One explanation for this strong statistical pattern is that traveling requires time and energy, and people have limited resources for it. “There is something really very fundamental at play here. Whether you live in Senegal or in Boston, you try to optimize your day,” says study lead author Markus Schläpfer of ETH Zurich’s Future Cities Laboratory in Singapore. “At the core is the effort that people are willing to invest collectively to travel to certain locations.”  (You can examine an interactive visualization here.)

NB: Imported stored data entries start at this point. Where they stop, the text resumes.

int d3il_create(int task_id, int n_envs, int device_id, const void* model_blob, size_t blob_len, d3il_handle* out) {
  if (!out || !model_blob) return fail(D3IL_EINVAL, "d3il_create: null argument");
  *out = nullptr;
  if (blob_len != sizeof(d3il_model_blob)) return fail(D3IL_EBLOB, "d3il_create: blob size mismatch");
  if (n_envs <= 0) return fail(D3IL_EINVAL, "d3il_create: n_envs must be positive");
  const d3il_model_blob& m = *(const d3il_model_blob*)model_blob;
  if (task_id != m.task_id) return fail(D3IL_EINVAL, "d3il_create: task_id does not match the model blob");
  if (task_id != D3IL_TASK_AVOIDING && task_id != D3IL_TASK_PUSHING && task_id != D3IL_TASK_SORTING && task_id != D3IL_TASK_STACKING && task_id != D3IL_TASK_ALIGNING && task_id != D3IL_TASK_INSERTING)
    return fail(D3IL_EUNSUPPORTED, "d3il_create: unknown task id (Avoiding, Pushing, Sorting, Stacking, Aligning and Inserting are implemented)");
  int ndev = 0;
  if (hipGetDeviceCount(&ndev) != hipSuccess || ndev <= 0) return fail(D3IL_ENODEVICE, "d3il_create: no HIP device available (there is no CPU fallback)");
  if (device_id < 0 || device_id >= ndev || device_id >= 16) return fail(D3IL_ENODEVICE, "d3il_create: device_id out of range");
  HIPCHK(hipSetDevice(device_id));
  d3il_handle_s* h = new d3il_handle_s();
  std::memset(&h->buf, 0, sizeof h->buf);
  h->task_id = -1; h->device = device_id;
  h->model = m; h->d_lg = nullptr; h->lg_flagged = nullptr; h->lg.n = 0;
  h->dc = nullptr; h->d_init_qpos = nullptr; h->d_scratch = nullptr; h->d_ctx = nullptr; h->d_mask = nullptr; h->ev_created = false; h->ring_created = false;
  h->tally_ctx = nullptr; h->tally_nctx = 0; h->tally_table = nullptr; h->tol_mode = 0; h->ctx_dim = 0; h->stack_reset_coop = 1; h->kc_id = 0;
  const char* err = "";
  int rc = build_panda_consts(m, h->hc, &err);
  if (rc) { free_handle(h); return fail(D3IL_EBLOB, std::string("d3il_create: ") + err); }
  finish_invweights(h->hc);
  if (gen_task(task_id) && build_gen_consts(m, h->hc, h->gc, &err)) { free_handle(h); return fail(D3IL_EBLOB, std::string("d3il_create: ") + err); }
  if (task_id == D3IL_TASK_STACKING && build_stack_consts(m, h->hc, h->kc, &err)) { free_handle(h); return fail(D3IL_EBLOB, std::string("d3il_create: ") + err); }
  if (task_id == D3IL_TASK_ALIGNING && build_coop_align_consts(m, h->hc, h->kc, h->atk, &err)) { free_handle(h); return fail(D3IL_EBLOB, std::string("d3il_create: ") + err); }
  {
    PandaConsts a = h->hc, b = task_id == D3IL_TASK_STACKING ? kStackingConsts : kAvoidingConsts;
    if (task_id != D3IL_TASK_AVOIDING) {
      a.n_obst = b.n_obst;
      std::memcpy(a.ob_c, b.ob_c, sizeof a.ob_c); std::memcpy(a.ob_u, b.ob_u, sizeof a.ob_u); std::memcpy(a.ob_r, b.ob_r, sizeof a.ob_r); std::memcpy(a.ob_h, b.ob_h, sizeof a.ob_h);
      std::memcpy(a.ct_K, b.ct_K, sizeof a.ct_K); std::memcpy(a.ct_B, b.ct_B, sizeof a.ct_B); std::memcpy(a.ct_solimp, b.ct_solimp, sizeof a.ct_solimp);
      std::memcpy(a.ct_margin, b.ct_margin, sizeof a.ct_margin); std::memcpy(a.ct_fric, b.ct_fric, sizeof a.ct_fric); std::memcpy(a.task_f, b.task_f, sizeof a.task_f);
    }
    bool same = a.n_obst == b.n_obst && a.ik_iters == b.ik_iters;
    a.n_obst = b.n_obst = 0; a.ik_iters = b.ik_iters = 0; a.n_substeps = b.n_substeps = 0; a.max_steps = b.max_steps = 0; a.pad_i = b.pad_i = 0; a.pad_j = b.pad_j = 0;
    const double* pa = (const double*)&a; const double* pb = (const double*)&b;
    for (size_t i = 0; same && i < sizeof(PandaConsts) / sizeof(double); i++) {
      double d = pa[i] - pb[i], m = pa[i] < 0 ? -pa[i] : pa[i];
      if (!(d <= 1e-12 * (m > 1 ? m : 1) && -d <= 1e-12 * (m > 1 ? m : 1))) same = false;
    }
    if (!same) { free_handle(h); return fail(D3IL_EUNSUPPORTED, "d3il_create: the model blob differs from the model this library was specialised for at build time; "
                                                                 "regenerate csrc/gen/*_consts.inc and rebuild (python -m d3il_amd.build)"); }
  }
  const bool sorting = gen_task(task_id);
  const bool gen_pushing = sorting && task_id == D3IL_TASK_PUSHING;
  const bool stacking = task_id == D3IL_TASK_STACKING;
  if (stacking) {
    ActiveModel& am = g_active_stack[device_id];
    bool other;
    { std::lock_guard<std::mutex> lock(g_model_mutex); other = am.refs > 0 && std::memcmp(&am.kc, &h->kc, sizeof(StackConsts)) != 0; }
    if (other) {
      free_handle(h);
      return fail(D3IL_EUNSUPPORTED, "d3il_create: another live Stacking handle on this device uses a different model (the kernels read one model per device from constant memory); destroy it first");
    }
  }
  h->n = n_envs; h->stride = (n_envs + WAVE - 1) / WAVE * WAVE;
  h->started = false; h->split = -1; h->serve_avail = true; h->serve_max_wg = 256; h->lanes = WAVE; h->lds_pad = -1; h->fast = true; h->timing = false; h->ev_valid = false;
  const bool aligning = task_id == D3IL_TASK_ALIGNING;
  h->state_rows = (sorting ? gen_state_rows(h->gc.nb) : (stacking ? SK_STATE_F64 : (aligning ? AL_STATE_F64 : D3IL_STATE_F64)));
  h->ctx_dim = (sorting ? 7 * h->gc.nb : (stacking ? 21 : (aligning ? AL_CTX : 0)));
  size_t S = (size_t)h->stride;
  d3il_buffers& b = h->buf;
  b.n_envs = n_envs; b.stride = h->stride; b.obs_dim = sorting ? 2 + 3 * h->gc.nb : (stacking ? SK_OBS : (aligning ? AL_OBS : 2)); b.action_dim = stacking ? SK_ACT : 7; b.state_rows = h->state_rows; b.n_info_f64 = (aligning || gen_pushing) ? 2 : (stacking ? 1 : 0);
  HIPCHK_H(hipMalloc(&h->dc, sizeof(PandaConsts)));
  if (task_id == D3IL_TASK_AVOIDING) {
    if (hipFuncSetAttribute((const void*)k_avoiding_step_split<true, true>, hipFuncAttributeMaxDynamicSharedMemorySize, (int)AVOID_LDS_SERVE) != hipSuccess) {
      (void)hipGetLastError();
      h->serve_avail = false; h->serve_max_wg = 0;
    }
    const size_t img_bytes = (size_t)WAVE * (D3IL_STATE_F64 * sizeof(double) + sizeof(unsigned) + sizeof(int) + 2 * sizeof(float) + 2 + sizeof(unsigned short));
    HIPCHK_H(hipMalloc(&h->d_reset_img, img_bytes)); HIPCHK_H(hipMemset(h->d_reset_img, 0, img_bytes));
    HIPCHK_H(hipMalloc(&h->d_epilogue, sizeof(AvoidEpilogue)));
  }
  HIPCHK_H(hipMemcpy(h->dc, &h->hc, sizeof(PandaConsts), hipMemcpyHostToDevice));
  HIPCHK_H(hipMalloc(&h->d_init_qpos, 7 * sizeof(double)));
  HIPCHK_H(hipMalloc(&b.obs, S * b.obs_dim * sizeof(float)));
  HIPCHK_H(hipMalloc(&b.done, S)); HIPCHK_H(hipMalloc(&b.success, S));
  HIPCHK_H(hipMalloc(&b.mode, S * sizeof(uint16_t)));
  HIPCHK_H(hipMalloc(&b.state, S * h->state_rows * sizeof(double)));
  HIPCHK_H(hipMalloc(&b.flags, S * sizeof(uint32_t)));
  HIPCHK_H(hipMalloc(&b.step_count, S * sizeof(int32_t)));
  HIPCHK_H(hipMalloc(&b.policy_des, S * 3 * sizeof(double)));
  HIPCHK_H(hipMalloc(&h->d_mask, S)); HIPCHK_H(hipMemset(h->d_mask, 0, S));
  b.last_reset = h->d_mask;
  HIPCHK_H(hipMemset(b.obs, 0, S * b.obs_dim * sizeof(float))); HIPCHK_H(hipMemset(b.done, 0, S)); HIPCHK_H(hipMemset(b.success, 0, S));
  HIPCHK_H(hipMemset(b.mode, 0, S * sizeof(uint16_t))); HIPCHK_H(hipMemset(b.state, 0, S * h->state_rows * sizeof(double)));
  HIPCHK_H(hipMemset(b.flags, 0, S * sizeof(uint32_t))); HIPCHK_H(hipMemset(b.step_count, 0, S * sizeof(int32_t)));
  HIPCHK_H(hipMemset(b.policy_des, 0, S * 3 * sizeof(double)));
  if (h->ctx_dim) { HIPCHK_H(hipMalloc(&h->d_ctx, S * h->ctx_dim * sizeof(double))); HIPCHK_H(hipMemset(h->d_ctx, 0, S * h->ctx_dim * sizeof(double))); }
  if (sorting) {
    {
      std::lock_guard<std::mutex> lock(g_model_mutex);
      g_active_gen[device_id].refs++; h->task_id = task_id;
    }
#if defined(D3IL_POISON)
    HIPCHK_H(hipMalloc(&h->d_scratch, S * GG_BLOCK * sizeof(double))); HIPCHK_H(hipMemset(h->d_scratch, 0xFF, S * GG_BLOCK * sizeof(double)));
#else
    HIPCHK_H(hipMalloc(&h->d_scratch, S * GG_BLOCK * sizeof(double))); HIPCHK_H(hipMemset(h->d_scratch, 0, S * GG_BLOCK * sizeof(double)));
#endif
    if (gen_pushing) { b.info_f64 = b.state + (size_t)(gen_state_rows(h->gc.nb) - 2) * S; h->info_is_view = true; }
    HIPCHK_H(hipFuncSetAttribute((const void*)k_sorting_step<true, false>, hipFuncAttributeMaxDynamicSharedMemorySize, GEN_LDS_STEP));
    HIPCHK_H(hipFuncSetAttribute((const void*)k_sorting_step<false, false>, hipFuncAttributeMaxDynamicSharedMemorySize, GEN_LDS_STEP));
    HIPCHK_H(hipFuncSetAttribute((const void*)k_sorting_step<true, true>, hipFuncAttributeMaxDynamicSharedMemorySize, GEN_LDS_STEP));
    HIPCHK_H(hipFuncSetAttribute((const void*)k_sorting_step<false, true>, hipFuncAttributeMaxDynamicSharedMemorySize, GEN_LDS_STEP));
    HIPCHK_H(hipFuncSetAttribute((const void*)k_sorting_reset, hipFuncAttributeMaxDynamicSharedMemorySize, GEN_LDS_H));
  }
  if (stacking) {
    ActiveModel& am = g_active_stack[device_id];
    {
      std::unique_lock<std::mutex> lock(g_model_mutex);
      if (am.refs == 0) am.kc = h->kc;
      am.refs++; h->task_id = task_id;
      h->kc_id = ++g_kc_counter;
    }
    HIPCHK_H(hipMalloc(&b.info_f64, S * sizeof(double))); HIPCHK_H(hipMemset(b.info_f64, 0, S * sizeof(double)));
    HIPCHK_H(hipMalloc(&h->d_scratch, S * SG_SIZE * sizeof(double))); HIPCHK_H(hipMemset(h->d_scratch, 0, S * SG_SIZE * sizeof(double)));
    HIPCHK_H(hipFuncSetAttribute((const void*)k_stacking_step, hipFuncAttributeMaxDynamicSharedMemorySize, STACK_LDS));
    HIPCHK_H(hipFuncSetAttribute((const void*)k_stacking_reset, hipFuncAttributeMaxDynamicSharedMemorySize, STACK_LDS_RESET));
  }
  if (aligning) {
    {
      std::lock_guard<std::mutex> lock(g_model_mutex);
      h->kc_id = ++g_kc_counter;
    }
    HIPCHK_H(hipMalloc(&b.info_f64, S * 2 * sizeof(double))); HIPCHK_H(hipMemset(b.info_f64, 0, S * 2 * sizeof(double)));
    HIPCHK_H(hipMalloc(&h->d_scratch, S * SG_SIZE * sizeof(double))); HIPCHK_H(hipMemset(h->d_scratch, 0, S * SG_SIZE * sizeof(double)));
    HIPCHK_H(hipFuncSetAttribute((const void*)k_aligning_step, hipFuncAttributeMaxDynamicSharedMemorySize, STACK_LDS));
  }
  h->task_id = task_id;
  h->ring_created = false; h->ring_head = h->ring_drained = h->t_n = 0; h->t_sum = 0; h->t_min = 1e300; h->t_max = 0;
  h->ev_created = true;
  *out = h;
  return D3IL_OK;
}

int d3il_destroy(d3il_handle h) {
  if (!h) return fail(D3IL_EINVAL, "d3il_destroy: null handle");
  (void)hipSetDevice(h->device);
  group_leave(h);
  (void)hipDeviceSynchronize();
  free_handle(h);
  return D3IL_OK;
}

int d3il_start(d3il_handle h, const double* init_qpos7) {
  GROUP_SETTLE(h);
  if (!h || !init_qpos7) return fail(D3IL_EINVAL, "d3il_start: null argument");
  for (int k = 0; k < 7; k++) if (!(init_qpos7[k] == init_qpos7[k])) return fail(D3IL_EINVAL, "d3il_start: init_qpos contains NaN");
  HIPCHK(hipSetDevice(h->device));
  HIPCHK(hipMemcpy(h->d_init_qpos, init_qpos7, 7 * sizeof(double), hipMemcpyHostToDevice));
  if (h->task_id == D3IL_TASK_AVOIDING) {
    double* st = (double*)h->d_reset_img;
    unsigned* fl = (unsigned*)(st + (size_t)D3IL_STATE_F64 * WAVE);
    int* sc = (int*)(fl + WAVE);
    float* ob = (float*)(sc + WAVE);
    unsigned char* dn = (unsigned char*)(ob + 2 * WAVE);
    unsigned short* md = (unsigned short*)(dn + 2 * WAVE);
    HIPCHK(hipDeviceSynchronize());
    hipLaunchKernelGGL(k_avoiding_reset, dim3(1), dim3(WAVE), 0, (hipStream_t)nullptr, h->dc, h->d_init_qpos, (const unsigned char*)nullptr, st, fl, sc, ob, dn, dn + WAVE, md, 1, WAVE);
    HIPCHK(hipGetLastError());
    HIPCHK(hipDeviceSynchronize());
    h->reset_img.state = st; h->reset_img.flags = fl; h->reset_img.steps = sc; h->reset_img.obs = ob;
  }
  h->started = true;
  return D3IL_OK;
}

Understanding these patterns is important not only for planning the placement of new shopping centers or public transportation but also for modeling disease transmission within cities, says Kathleen Stewart, a geographer and mobility researcher at the University of Maryland who was not involved in the study.

Many researchers estimate travel with “gravity models,” which assume that movement between cities is proportional to their population sizes. But these models do not account for travel patterns within cities—information that is particularly critical in tackling disease transmission. Northeastern University epidemiologist Sam Scarpino, who was not involved in the study, says models based on this new finding might better track that flow. For example, New York City residents are more likely to make short, frequent trips within their own borough (such as Manhattan or the Bronx) and fewer trips to a distant borough.

“Those organizational patterns have really profound implications on how COVID will spread,” Scarpino says. In a smaller rural location, where many people regularly go to the same church or grocery store, the entire town will experience sharp peaks of infections as the virus sweeps through the community. But in a bigger city, the propagation takes longer, he explains, because mini epidemics can occur in each neighborhood somewhat separately.

Stewart adds: “The authors demonstrate that their visitation law—that takes into account both travel distance and frequency of visits in a way that other models do not—outperforms gravity models when it comes to predicting flows between locations.”